Zhongguo Yao Li Xue Bao. 1993 May;14(3):235-7.
The relaxant effects of (-)-stepholidine ((-)-SPD) and tetrahydroberberine (THB) on rat aorta were studied in vitro. (-)-SPD IC50 18.1 (95% confidence limits 11.1-29.5) mumol.L-1 and THB IC50 18.6 (95% confidence limits 9.2-37.9) mumol.L-1 inhibited the contractions caused by KCl (100 mmol.L-1) concentration-dependently. Both (-)-SPD and THB markedly inhibited the 160 mmol.L-1 KCl-stimulated 45Ca influx. The inhibitions by (-)-SPD 10 mumol.L-1 and 100 mumol.L-1 were 18 +/- 13% (P > 0.05) and 47.0 +/- 2.8% (P < 0.01), respectively. The inhibitions by THB 10 mumol.L-1 and 100 mumol.L-1 were 36 +/- 9% (P < 0.01) and 43 +/- 8% (P < 0.05), respectively. The results showed that the effective concentrations of the 2 drugs inhibiting high KCl-induced contraction and 45Ca transmembrane influx in rat thoracic aorta were at a similar level, and that they were nearly 1/100 and 1/10 of those of verapamil respectively, indicating that (-)-SPD and THB had similar calcium channel blocking effect on rat artery, but were weaker than verapamil.
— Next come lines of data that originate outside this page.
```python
class EMDirichletResult:
    __slots__ = ("u", "v", "alpha", "preds", "criterions", "mm_iters")

    def __init__(self, **kw):
        for k, val in kw.items():
# ... 242 lines not shown
    dev = x_q.device
    lib = _capi.lib()
    cmax = min(Q, K)
    with torch.cuda.device(dev):
        ws_bytes = lib.tclip_prototype_workspace_bytes(T, Q, K)
        ws = torch.empty(ws_bytes + 256, dtype=torch.uint8, device=dev)
        off = (-ws.data_ptr()) % 256
        n_clusters = torch.empty(T, dtype=torch.int32, device=dev)
        ids = torch.empty(T, cmax, dtype=torch.int32, device=dev)
        protos = torch.empty(T, cmax, K, device=dev)
        preds = preds.to(dev).int().contiguous()
        rc = lib.tclip_cluster_prototypes(T, Q, K, _ptr(x_q), _ptr(preds), _ptr(n_clusters), _ptr(ids), _ptr(protos),
                                          ctypes.c_void_p(ws.data_ptr() + off), ws_bytes, _stream())
        _capi.check(rc, "tclip_cluster_prototypes")
        preds_h, nc_h = preds.cpu(), n_clusters.cpu()
        used = max(1, min(cmax, int(nc_h.max())))
        ids_h = torch.empty((T, used), dtype=torch.int32, pin_memory=True)
        protos_h = torch.empty((T, used, K), dtype=torch.float32, pin_memory=True)
        ids_h.copy_(ids[:, :used], non_blocking=True)
        protos_h.copy_(protos[:, :used], non_blocking=True)
        torch.cuda.current_stream().synchronize()
    y_h = y_q.reshape(T, Q).long().cpu().contiguous()
    new_preds = torch.empty(T, Q, dtype=torch.int32)
    acc = torch.empty(T, dtype=torch.float32)
    rc = lib.tclip_match_clusters_host_strided(T, Q, K, _ptr(preds_h), _ptr(nc_h), _ptr(ids_h), _ptr(protos_h), _ptr(y_h),
                                               int(bool(graph_matching)), used, _ptr(new_preds), _ptr(acc))
    _capi.check(rc, "tclip_match_clusters_host_strided")
    return acc, new_preds


def gather_rows(table, idx):
    _require_cuda(table, "table")
    table = table.contiguous().float()
    idx = _index_tensor(idx.reshape(-1), table.shape[0], table.device, "idx")
    out = torch.empty(idx.numel(), table.shape[1], device=table.device)
    with torch.cuda.device(table.device):
        rc = _capi.lib().tclip_gather_rows(_ptr(table), table.shape[0], table.shape[1], _ptr(idx), idx.numel(), _ptr(out), _stream())
    _capi.check(rc, "tclip_gather_rows")
    return out


def debug_set_probe_chunks(chunks=-1):
    _capi.check(_capi.lib().tclip_debug_set_probe_chunks(int(chunks)), "tclip_debug_set_probe_chunks")


def debug_set_dead_head(iterations=-1):
    _capi.check(_capi.lib().tclip_debug_set_dead_head(int(iterations)), "tclip_debug_set_dead_head")


def debug_set_rowset_min_rows(rows=-1):
    _capi.check(_capi.lib().tclip_debug_set_rowset_min_rows(int(rows)), "tclip_debug_set_rowset_min_rows")


def profile_enable(on=True):
    _capi.check(_capi.lib().tclip_profile_enable(int(bool(on))), "tclip_profile_enable")


def profile_collect():
    busy, total, n, upd = ctypes.c_double(0), ctypes.c_double(0), ctypes.c_int64(0), ctypes.c_int64(0)
    _capi.check(_capi.lib().tclip_profile_collect(ctypes.byref(busy), ctypes.byref(total), ctypes.byref(n),
                                                  ctypes.byref(upd)), "tclip_profile_collect")
    return busy.value, total.value, n.value, upd.value


def profile_last_kernels():
    busy, total = (ctypes.c_double * 2)(), (ctypes.c_double * 2)()
    n, upd = (ctypes.c_int64 * 2)(), (ctypes.c_int64 * 2)()
    _capi.check(_capi.lib().tclip_profile_last_kernels(busy, total, n, upd), "tclip_profile_last_kernels")
    return {name: (busy[i], total[i], n[i], upd[i]) for i, name in enumerate(("k_mm_live", "k_mm_split"))}


def profile_last_split_sorts():
    it, so = ctypes.c_int64(0), ctypes.c_int64(0)
    _capi.check(_capi.lib().tclip_profile_last_split_sorts(ctypes.byref(it), ctypes.byref(so)), "tclip_profile_last_split_sorts")
    return it.value, so.value
```

Before: 168.5.

## Partition live MM rows by small-beta flag between chunks

During each non-final MM chunk, the live kernel now flags rows whose Dirichlet parameters all stay below a threshold, or rows that did no work. After the chunk, a two-kernel stable partition (block counts, then a ballot-based scatter) reorders the live row list so flagged and unflagged rows are grouped. The goal is to make work per wave more uniform and cut divergence or tail imbalance in later chunks. The cost is two extra launches per chunk, a per-row byte write, and a second row buffer in the workspace. A debug mode can turn this off or reverse the order.

```diff
diff --git a/include/tclip.h b/include/tclip.h
--- a/include/tclip.h
+++ b/include/tclip.h
@@ -129,6 +129,7 @@
 int tclip_profile_last_kernels(double* busy_ms, double* launch_ms_sum, int64_t* launches, int64_t* element_updates);
 int tclip_profile_last_split_sorts(int64_t* wave_iterations, int64_t* sorts);
 int tclip_debug_set_split_keep_placement(int32_t on);
+int tclip_debug_set_live_row_order(int32_t mode);
 
 int tclip_debug_set_probe_chunks(int32_t chunks);
 
diff --git a/transductive-clip_amd/csrc/tclip_kernels.hip b/transductive-clip_amd/csrc/tclip_kernels.hip
--- a/transductive-clip_amd/csrc/tclip_kernels.hip
+++ b/transductive-clip_amd/csrc/tclip_kernels.hip
@@ -338,6 +338,60 @@
     if (need) dead_rows[base_d + lanes_below_mask(md, lane64)] = i;
 }
 
+constexpr int kPartBlocks = 256;
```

在体外研究了(-)-千金藤啶碱((-)-SPD)和四氢小檗碱(THB)对大鼠主动脉的舒张作用。(-)-SPD的IC50为18.1(95%置信限为11.1 - 29.5)μmol·L-1,THB的IC50为18.6(95%置信限为9.2 - 37.9)μmol·L-1,它们浓度依赖性地抑制由KCl(100 mmol·L-1)引起的收缩。(-)-SPD和THB均显著抑制160 mmol·L-1 KCl刺激的45Ca内流。10 μmol·L-1和100 μmol·L-1的(-)-SPD抑制率分别为18±13%(P>0.05)和47.0±2.8%(P<0.01)。10 μmol·L-1和100 μmol·L-1的THB抑制率分别为36±9%(P<0.01)和43±8%(P<0.05)。结果表明,这两种药物抑制大鼠胸主动脉高KCl诱导的收缩和45Ca跨膜内流的有效浓度处于相似水平,且分别约为维拉帕米的1/100和1/10,表明(-)-SPD和THB对大鼠动脉具有相似的钙通道阻滞作用,但比维拉帕米弱。